Thursday, September 20, 2012

Ten mil trees - 1

Modelling therapy was the order of the day yesterday. For a while now I've been looking at using teazels for some kind of scenic modelling project. A blog I read recently showed what could be done using them for sci-fi gaming scenery. Plenty of thistles grow along the course of the trail near us, so supply wasn't going to be a problem. I collected a few - using secateurs as the stalks are spiny.

I already had the image in mind for what I wanted to achieve. As it happened everything went according to plan. The hot-glue gun came in handy at this point. 

I took the teazel, snipped off the spiny stalk and replaced it with a "trunk" cut from a thick twig. A quick trim of some of the longer spines at the top was also done. Applying streaks of hot glue through the spines, I stuck on small offcuts of foam rubber packing material left over from my previous hedgerow project. Once the whole surface of the teazel had been covered and the glue set, I gave it a thick coat of ordinary household paint in a fetching shade of brown and heavily sprinkled it with used green tealeaves.
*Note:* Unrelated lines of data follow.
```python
class A1Params(C.Structure):
    _fields_ = [("kp_linear", C.c_double * 3), ("kd_linear", C.c_double * 3),
                ("kp_angular", C.c_double * 3), ("kd_angular", C.c_double * 3),
                ("robot_mass", C.c_double), ("q_diag", C.c_double * 6), ("r", C.c_double),
                ("mu", C.c_double), ("f_min", C.c_double), ("f_max", C.c_double),
                ("rho", C.c_double), ("sigma", C.c_double), ("alpha", C.c_double),
                ("eps_abs", C.c_double), ("eps_rel", C.c_double),
                ("adaptive_rho_tolerance", C.c_double),
                ("max_iter", C.c_int32), ("check_termination", C.c_int32),
                ("scaling", C.c_int32), ("adaptive_rho", C.c_int32),
                ("adaptive_rho_interval", C.c_int32), ("reserved", C.c_int32 * 3)]


class A1KinParams(C.Structure):
    _fields_ = [("rho_fix", (C.c_double * 5) * 4), ("rho_opt", (C.c_double * 3) * 4)]


class A1EkfParams(C.Structure):
    _fields_ = [("process_noise_pimu", C.c_double), ("process_noise_vimu", C.c_double),
                ("process_noise_pfoot", C.c_double), ("sensor_noise_pimu_rel_foot", C.c_double),
                ("sensor_noise_vimu_rel_foot", C.c_double), ("sensor_noise_zfoot", C.c_double),
                ("assume_flat_ground", C.c_int32), ("reserved", C.c_int32 * 7)]


class A1CtrlParams(C.Structure):
    _fields_ = [("counter_per_gait", C.c_double), ("counter_per_swing", C.c_double),
                ("gait_counter_speed", C.c_double * 4), ("gait_counter_reset", C.c_double * 4),
                ("default_foot_pos", C.c_double * 12), ("control_dt", C.c_double),
                ("kp_foot", C.c_double * 12), ("kd_foot", C.c_double * 12),
                ("km_foot", C.c_double * 3), ("torques_gravity", C.c_double * 12),
                ("foot_delta_x_limit", C.c_double), ("foot_delta_y_limit", C.c_double),
                ("foot_force_low", C.c_double), ("foot_swing_clearance1", C.c_double),
                ("foot_swing_clearance2", C.c_double), ("recent_contact_window", C.c_int32),
                ("terrain_window", C.c_int32), ("torque_holdoff_ticks", C.c_int32),
                ("reserved", C.c_int32 * 5)]


class NlpParams(C.Structure):
    _fields_ = [(k, C.c_double) for k in (
        "dt", "tstep", "t_min", "t_max", "footx_vmax", "footx_vmin", "footy_vmax", "footy_vmin",
        "comax_max", "comax_min", "comay_max", "comay_min", "aax", "aay", "aaxv", "aayv", "bbx", "bby",
        "rr1", "rr2", "footx_max", "footx_min", "z_c", "g", "half_hip_width", "foot_width",
        "lamda_comx", "lamda_comvx", "lamda_comy", "lamda_comvy")] + [("reserved", C.c_double * 2)]


class NlpTickParams(C.Structure):
    _fields_ = [("lift_height", C.c_double), ("hcom", C.c_double), ("reserved", C.c_double * 6)]


class NlpNodeParams(C.Structure):
    _fields_ = [(k, C.c_double) for k in ("dtx", "height_offset_time", "height_squat_time", "height_offset",
                                          "height_offsetx", "totalmass", "rad")] + [("reserved", C.c_double * 9)]


class ButterCoef(C.Structure):
    _fields_ = [(k, C.c_double) for k in ("b0", "b1", "b2", "a1", "a2", "a")]


class Go1ServoParams(C.Structure):
    _fields_ = [(k, C.c_double) for k in (
        "rt_frequency", "stand_duration", "dtx", "dt_mpc_slow", "t_period", "t_walk_start", "pi",
        "half_hip_width", "z_c")] + [("target_pos", C.c_double * 12), ("filter", ButterCoef * 15),
                                     ("force", ForceParams), ("reserved", C.c_double * 8)]


GO1_SERVO_DIAG = (("body_r_est", 3, "f8"), ("foot_rel_mea", 12, "f8"), ("v_est_rel", 12, "f8"),
                  ("Jaco_est", 36, "f8"), ("com_des", 3, "f8"), ("rfoot_des", 3, "f8"),
                  ("lfoot_des", 3, "f8"), ("coma_des", 3, "f8"), ("thetaacc_des", 3, "f8"),
                  ("comv_des", 3, "f8"), ("body_p_des", 3, "f8"), ("body_r_des", 3, "f8"),
                  ("foot_des", 12, "f8"), ("angle_des", 12, "f8"), ("Jaco", 36, "f8"),
                  ("ik_updates", 4, "i4"), ("F_sum", 6, "f8"), ("Force_L_R", 6, "f8"),
                  ("swing", 4, "i4"), ("qp_solution", 1, "i4"), ("status", 1, "i4"))


class Go1ServoDiag(C.Structure):
    _fields_ = [(k, C.c_void_p) for k, _, _ in GO1_SERVO_DIAG]


vp = C.c_void_p
i64 = C.c_int64
i32 = C.c_int32

SIGNATURES = {
    "qloco_status_string": (C.c_char_p, [C.c_int]),
    "qloco_abi_version": (C.c_int, []),
    "qloco_last_error": (C.c_char_p, []),
    "qloco_srbd_spec_default": (None, [C.POINTER(SrbdSpec)]),
    "qloco_srbd_max_stance_vars": (C.c_int, []),
    "qloco_srbd_route": (C.c_int, [C.POINTER(SrbdSpec)]),
    "qloco_srbd_lit_tables": (C.c_int, [C.POINTER(SrbdSpec), vp, i64, vp, vp, vp]),
    "qloco_srbd_solve": (C.c_int, [C.POINTER(SrbdSpec), i64, vp, vp, vp, vp, vp, vp, vp, vp,
                                   vp, vp, vp]),
    "qloco_srbd_solve_ex": (C.c_int, [C.POINTER(SrbdSpec), i64, vp, vp, vp, vp, vp, vp, vp, vp,
                                      vp, vp, vp, i32, vp]),
    "qloco_srbd_solve_placed": (C.c_int, [C.POINTER(SrbdSpec), i64, vp, vp, vp, vp, vp, vp, vp, vp,
                                          vp, vp, vp, i32, vp, vp]),
    "qloco_srbd_place_bytes": (i64, [i64]),
    "qloco_srbd_place_order_host": (C.c_int, [i64, i64, i32, vp, vp]),
    "qloco_srbd_build": (C.c_int, [C.POINTER(SrbdSpec), i64, vp, vp, vp, vp, vp, vp, vp, vp,
                                   vp, vp, vp]),
    "qloco_gen_srbd_host": (C.c_int, [C.c_uint64, i32, C.c_float, i32, i64, i64, vp, vp, vp,
                                      vp]),
    "qloco_gen_srbd_host_strided": (C.c_int, [C.c_uint64, i32, C.c_float, i32, i64, i64, i64, vp,
                                              vp, vp, vp]),
    "qloco_eiquadprog_solve": (C.c_int, [i32, i32, i32, i64, vp, i64, vp, i64, vp, i64, vp, i64,
                                         vp, i64, vp, i64, vp, vp, vp, vp, vp]),
    "qloco_max_gi_vars": (C.c_int, []),
    "qloco_gi_limits": (None, [C.c_void_p, C.c_void_p, C.c_void_p]),
    "qloco_gi_fast_limits": (None, [C.c_void_p, C.c_void_p, C.c_void_p]),
    "qloco_srbd_scratch_sets": (C.c_int, [C.c_void_p]),
    "qloco_force_params_default": (None, [C.POINTER(ForceParams)]),
    "qloco_force_qp_solve": (C.c_int, [C.POINTER(ForceParams), i64] + [vp] * 18),
    "qloco_force_qp_solve_ordered": (C.c_int, [C.POINTER(ForceParams), i64] + [vp] * 19),
    "qloco_force_order_ws_len": (i64, [i64]),
    "qloco_leg_fk": (C.c_int, [i64] + [vp] * 7),
    "qloco_leg_ik": (C.c_int, [i64] + [vp] * 10),
    "qloco_joint_torques": (C.c_int, [i64] + [vp] * 9),
    "qloco_force_params_hw": (None, [C.POINTER(ForceParams)]),
    "qloco_force_set_group_width": (C.c_int, [C.c_int]),
    "qloco_hw_torque_ff": (C.c_int, [i64] + [vp] * 6),
    "qloco_body_state_init_host": (C.c_int, [i64, vp]),
    "qloco_body_mpc_step": (C.c_int, [i64] + [vp] * 10),
    "qloco_body_indexfind": (C.c_int, [i64, vp, vp, vp]),
    "qloco_rt_workspace_bytes": (C.c_int64, [i64]),
    "qloco_rt_init": (C.c_int, [i64, vp, vp]),
    "qloco_rt_tick": (C.c_int, [i64, vp, vp, vp, vp, vp, vp, vp, vp]),
    "qloco_servo_workspace_bytes": (C.c_int64, [i64]),
    "qloco_servo_init": (C.c_int, [i64, vp, vp]),
    "qloco_servo_force_block": (C.c_int, [C.POINTER(ForceParams), i64] + [vp] * 22),
    "qloco_support_phase": (C.c_int, [i64] + [vp] * 8),
    "qloco_a1_params_default": (None, [C.POINTER(A1Params)]),
    "qloco_a1_qp_solve": (C.c_int, [C.POINTER(A1Params), i64] + [vp] * 9),
    "qloco_a1_kin_params_default": (None, [C.POINTER(A1KinParams)]),
    "qloco_a1_leg_kin": (C.c_int, [C.POINTER(A1KinParams), i64] + [vp] * 16),
    "qloco_a1_ekf_params_default": (None, [C.POINTER(A1EkfParams)]),
    "qloco_a1_ekf_workspace_bytes": (C.c_int64, [i64]),
    "qloco_a1_ekf_init": (C.c_int, [C.POINTER(A1EkfParams), i64, vp, vp, vp, vp]),
    "qloco_a1_ekf_update": (C.c_int, [C.POINTER(A1EkfParams), i64] + [vp] * 13),
    "qloco_a1_ekf_get_state": (C.c_int, [i64, vp, vp, vp, vp]),
    "qloco_a1_ekf_set_state": (C.c_int, [i64, vp, vp, vp, vp]),
    "qloco_a1_ctrl_params_default": (None, [C.POINTER(A1CtrlParams)]),
    "qloco_a1_ctrl_workspace_bytes": (C.c_int64, [i64]),
    "qloco_a1_ctrl_reset": (C.c_int, [C.POINTER(A1CtrlParams), i64, vp, vp]),
    "qloco_a1_ctrl_plan_swing": (C.c_int, [C.POINTER(A1CtrlParams), i64] + [vp] * 21),
    "qloco_a1_ctrl_terrain": (C.c_int, [C.POINTER(A1CtrlParams), i64] + [vp] * 6),
    "qloco_a1_ctrl_joint_torques": (C.c_int, [C.POINTER(A1CtrlParams), i64] + [vp] * 5),
    "qloco_a1_ctrl_get_state": (C.c_int, [i64, vp, vp, vp]),
    "qloco_a1_ctrl_set_state": (C.c_int, [i64, vp, vp, vp]),
    "qloco_nlp_params_default": (None, [C.POINTER(NlpParams)]),
    "qloco_nlp_workspace_bytes": (C.c_int64, [i64]),
    "qloco_nlp_init": (C.c_int, [C.POINTER(NlpParams), i64] + [vp] * 5),
    "qloco_nlp_step_timing": (C.c_int, [C.POINTER(NlpParams), i64] + [vp] * 13),
    "qloco_nlp_get_state": (C.c_int, [i64, vp, vp, vp]),
    "qloco_nlp_set_state": (C.c_int, [i64, vp, vp, vp]),
    "qloco_nlp_set_group_width": (C.c_int, [C.c_int]),
    "qloco_nlp_tick_params_default": (None, [C.POINTER(NlpTickParams)]),
    "qloco_nlp_tick_workspace_bytes": (C.c_int64, [i64]),
    "qloco_nlp_tick_init": (C.c_int, [C.POINTER(NlpParams), C.POINTER(NlpTickParams), i64] + [vp] * 6),
    "qloco_nlp_tick": (C.c_int, [C.POINTER(NlpParams), C.POINTER(NlpTickParams), i64] + [vp] * 18),
    "qloco_nlp_tick_set_group_width": (C.c_int, [C.c_int]),
    "qloco_nlp_tick_get_state": (C.c_int, [i64, vp, vp, vp]),
    "qloco_nlp_tick_set_state": (C.c_int, [i64, vp, vp, vp]),
    "qloco_nlp_node_params_default": (None, [C.POINTER(NlpNodeParams)]),
    "qloco_nlp_node_workspace_bytes": (C.c_int64, [i64]),
    "qloco_nlp_node_init": (C.c_int, [C.POINTER(NlpParams), C.POINTER(NlpTickParams), C.POINTER(NlpNodeParams),
                                      i64] + [vp] * 7),
    "qloco_nlp_node_tick": (C.c_int, [C.POINTER(NlpParams), C.POINTER(NlpTickParams), C.POINTER(NlpNodeParams),
                                      i64] + [vp] * 8),
    "qloco_nlp_node_set_form": (C.c_int, [C.c_int]),
    "qloco_nlp_node_get_state": (C.c_int, [i64, vp, vp, vp]),
    "qloco_nlp_node_set_state": (C.c_int, [i64, vp, vp, vp]),
    "qloco_go1_servo_params_default": (None, [C.POINTER(Go1ServoParams)]),
    "qloco_go1_servo_workspace_bytes": (C.c_int64, [i64]),
    "qloco_go1_servo_init": (C.c_int, [C.POINTER(Go1ServoParams), i64, vp, vp]),
    "qloco_go1_servo_tick": (C.c_int, [C.POINTER(Go1ServoParams), i64, vp, i64] + [vp] * 9 +
                             [C.POINTER(Go1ServoDiag), vp, vp]),
    "qloco_go1_servo_get_state": (C.c_int, [i64, vp, vp, vp]),
    "qloco_go1_servo_set_state": (C.c_int, [i64, vp, vp, vp]),
    "qloco_mgpu_shard": (C.c_int, [i64, i32, i32, i32, vp, vp, vp]),
    "qloco_mgpu_gather_rows": (C.c_int, [i64, i32, i32, vp]),
    "qloco_mgpu_reorder": (C.c_int, [i64, i32, i32, i32, vp, vp, vp, vp, vp]),
    "qloco_mgpu_unique_id": (C.c_int, [vp]),
    "qloco_mgpu_init": (C.c_int, [vp, vp, i32, i32, i64, i32]),
    "qloco_mgpu_info": (C.c_int, [vp, vp, vp, vp, vp]),
    "qloco_mgpu_solve": (C.c_int, [vp, C.POINTER(SrbdSpec), vp, vp, vp, vp, vp, vp, vp, vp, i32, vp]),
    "qloco_mgpu_destroy": (C.c_int, [vp]),
}


class QlocoError(RuntimeError):
    pass


def lib():
    global _lib
    if _lib is None:
        if not os.path.exists(LIB_PATH):
            raise QlocoError(
                "libqloco.so not built (%s); run `python -m quadrupedal_loco_amd.build` "
                "or __graft_entry__.build()" % LIB_PATH)
        L = C.CDLL(LIB_PATH, mode=C.RTLD_GLOBAL)
        for name, (res, args) in SIGNATURES.items():
            if not hasattr(L, name):
                continue
            f = getattr(L, name)
            f.restype = res
            f.argtypes = args
        _lib = L
    return _lib


def missing_symbols():
    L = lib()
    return [n for n in SIGNATURES if not hasattr(L, n)]


def check(status, what):
    if status != 0:
        L = lib()
        msg = L.qloco_status_string(status).decode()
        err = L.qloco_last_error().decode()
        raise QlocoError("%s failed: %s %s" % (what, msg, err))


def ptr(t):
    if t is None:
        return None
    if hasattr(t, "data_ptr"):
        return C.c_void_p(t.data_ptr())
    return C.c_void_p(t.ctypes.data)
```

### quadrupedal_loco_amd/csrc/qloco_srbd_core.hpp

```cpp
#pragma once
#include <stddef.h>
#include <stdint.h>

#include <type_traits>

#include "qloco_common.hpp"
#include "qloco_dpp.inc"
#include "qloco_srbd_spec.hpp"

namespace qloco {
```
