@@ -429,9 +475,11 @@
     const int a_base = lrow * BM + wm * TM * 32 + lcol;
     int b_base[2];
 #pragma unroll
-    for (int j = 0; j < 2; ++j) b_base[j] = lrow * S2_PP + 2 * (4 * wn + 2 * j + (lcol >> 4)) * S2_PC + (lcol & 15);
+    for (int j = 0; j < 2; ++j) b_base[j] = lrow * S2_PP + 2 * (4 * wn + 2 * j + c3s_lane_row(lcol)) * S2_PC + (lcol & 15);
     const int nq = 9 * nk;
-    const u32x4* bimg = &Bs[0][0][0];
+    const unsigned as_lds = (unsigned)(uintptr_t)(lptr_t)&As[0][0][0][0], bs_lds = (unsigned)(uintptr_t)(lptr_t)&Bs[0][0][0];
+    constexpr bool BPF = RFX_C3S_BPREFETCH;
+    u32x4 nb0[2] = {}, nb1[2] = {};
 
     for (int kb = 0; kb < nk; ++kb) {
         stage_b(kb);
@@ -440,42 +488,62 @@
 #pragma unroll
         for (int tap = 0; tap < 9; ++tap) {
             const int q = kb * 9 + tap;
-            const u32x4* aimg = &As[q & 1][0][0][0];
             const int toff = (tap / 3) * S2_PC + (tap % 3 & 1) * 17 + (tap % 3 >> 1);
             bf16x8 a0[TM], a1[TM], b0[2], b1[2];
+            u32x4 ra0[2], ra1[2], rb0[2], rb1[2];
+            const unsigned a_addr = as_lds + (unsigned)(((q & 1) * 6 * BM + a_base) * 16);
+            const unsigned b_addr[2] = {bs_lds + (unsigned)((b_base[0] + toff) * 16), bs_lds + (unsigned)((b_base[1] + toff) * 16)};
+            lds_rd<0>(ra0[0], a_addr); lds_rd<512>(ra0[1], a_addr);
+            lds_rd<2 * BM * 16>(ra1[0], a_addr); lds_rd<2 * BM * 16 + 512>(ra1[1], a_addr);
+            const bool have_pf = BPF && tap > 0, do_pf = BPF && tap < 8;
+            if (!have_pf) {
+                lds_rd<0>(rb0[0], b_addr[0]); lds_rd<0>(rb0[1], b_addr[1]);
+                lds_rd<2 * S2_PP * 16>(rb1[0], b_addr[0]); lds_rd<2 * S2_PP * 16>(rb1[1], b_addr[1]);
+            }
+            if (q + 1 < nq) dma_a(q + 1, (q + 1) & 1);
+            __builtin_amdgcn_sched_barrier(0);
+            if (have_pf) {
+                lds_wait4(ra0[0], ra0[1], ra1[0], ra1[1]);
+#pragma unroll
+                for (int j = 0; j < 2; ++j) { rb0[j] = nb0[j]; rb1[j] = nb1[j]; }
+            } else {
+                lds_wait8(ra0[0], ra0[1], ra1[0], ra1[1], rb0[0], rb0[1], rb1[0], rb1[1]);
+            }
+#pragma unroll
+            for (int i = 0; i < 2; ++i) { a0[i] = as_frag(ra0[i]); a1[i] = as_frag(ra1[i]); b0[i] = as_frag(rb0[i]); b1[i] = as_frag(rb1[i]); }
+            const int tapn = tap < 8 ? tap + 1 : tap;
+            const int toff_n = (tapn / 3) * S2_PC + (tapn % 3 & 1) * 17 + (tapn % 3 >> 1);
+            const unsigned nb_addr[2] = {b_addr[0] + (unsigned)((toff_n - toff) * 16), b_addr[1] + (unsigned)((toff_n - toff) * 16)};
 #pragma unroll
             for (int i = 0; i < TM; ++i) {
-                a0[i] = as_frag(aimg[a_base + i * 32]);
-                a1[i] = as_frag(aimg[2 * BM + a_base + i * 32]);
-            }
-#pragma unroll
-            for (int j = 0; j < 2; ++j) {
-                b0[j] = as_frag(bimg[b_base[j] + toff]);
-                b1[j] = as_frag(bimg[2 * S2_PP + b_base[j] + toff]);
-            }
-            if (q + 1 < nq) dma_a(q + 1, (q + 1) & 1);
-            __builtin_amdgcn_sched_barrier(0);
-#pragma unroll
-            for (int i = 0; i < TM; ++i)
 #pragma unroll
                 for (int j = 0; j < 2; ++j) {
                     low[i][j] = __builtin_amdgcn_mfma_f32_32x32x16_bf16(a1[i], b1[j], low[i][j], 0, 0, 0);
                     low[i][j] = __builtin_amdgcn_mfma_f32_32x32x16_bf16(a1[i], b0[j], low[i][j], 0, 0, 0);
                 }
+                if (do_pf) {
+                    __builtin_amdgcn_sched_barrier(0);
+                    if (i == 0) { lds_rd<0>(nb0[0], nb_addr[0]); lds_rd<0>(nb0[1], nb_addr[1]); }
+                    else { lds_rd<2 * S2_PP * 16>(nb1[0], nb_addr[0]); lds_rd<2 * S2_PP * 16>(nb1[1], nb_addr[1]); }
+                    __builtin_amdgcn_sched_barrier(0);
+                }
+            }
 #pragma unroll
             for (int i = 0; i < TM; ++i)
 #pragma unroll
                 for (int j = 0; j < 2; ++j) low[i][j] = __builtin_amdgcn_mfma_f32_32x32x16_bf16(a0[i], b1[j], low[i][j], 0, 0, 0);
             __builtin_amdgcn_sched_barrier(0);
-#pragma unroll
-            for (int i = 0; i < TM; ++i) a1[i] = as_frag(aimg[4 * BM + a_base + i * 32]);
-#pragma unroll
-            for (int j = 0; j < 2; ++j) b1[j] = as_frag(bimg[4 * S2_PP + b_base[j] + toff]);
+            lds_rd<4 * BM * 16>(ra1[0], a_addr); lds_rd<4 * BM * 16 + 512>(ra1[1], a_addr);
+            lds_rd<4 * S2_PP * 16>(rb1[0], b_addr[0]); lds_rd<4 * S2_PP * 16>(rb1[1], b_addr[1]);
 #pragma unroll
             for (int i = 0; i < TM; ++i)
 #pragma unroll
                 for (int j = 0; j < 2; ++j) acc[i][j] = __builtin_amdgcn_mfma_f32_32x32x16_bf16(a0[i], b0[j], acc[i][j], 0, 0, 0);
             __builtin_amdgcn_sched_barrier(0);
+            if (do_pf) lds_wait8(ra1[0], ra1[1], rb1[0], rb1[1], nb0[0], nb0[1], nb1[0], nb1[1]);
+            else lds_wait4(ra1[0], ra1[1], rb1[0], rb1[1]);
+#pragma unroll
+            for (int i = 0; i < 2; ++i) { a1[i] = as_frag(ra1[i]); b1[i] = as_frag(rb1[i]); }
 #pragma unroll
             for (int i = 0; i < TM; ++i)
 #pragma unroll
@@ -484,8 +552,8 @@
                     low[i][j] = __builtin_amdgcn_mfma_f32_32x32x16_bf16(a0[i], b1[j], low[i][j], 0, 0, 0);
                 }
             __builtin_amdgcn_sched_barrier(0);
-            asm volatile("s_waitcnt vmcnt(0)" ::: "memory");
-            __syncthreads();
+            asm volatile("s_waitcnt vmcnt(0) lgkmcnt(0)" ::: "memory");
+            __builtin_amdgcn_s_barrier();
         }
     }
 #pragma unroll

In the space of an hour I made a dozen trees for ten mil gaming. The photos show their current appearance. I intend to give them coats of different shades of green, but I'm debating whether to use rattle cans or use craft acrylics for best effect. The bases are temporary card, which I'll replace with something better and permanent. I'll post more photos of the finished result.

Monday, September 17, 2012

Württemberg 10mil figures

Some more 10mm figures here, again from Pendraken. I have permission from the owner of these figures, Sam Scott, to post the pictures he took of his new Württemberg army. Superb work!

The flag is by Warflags. Sorry, no idea who makes the buildings, but they are nice.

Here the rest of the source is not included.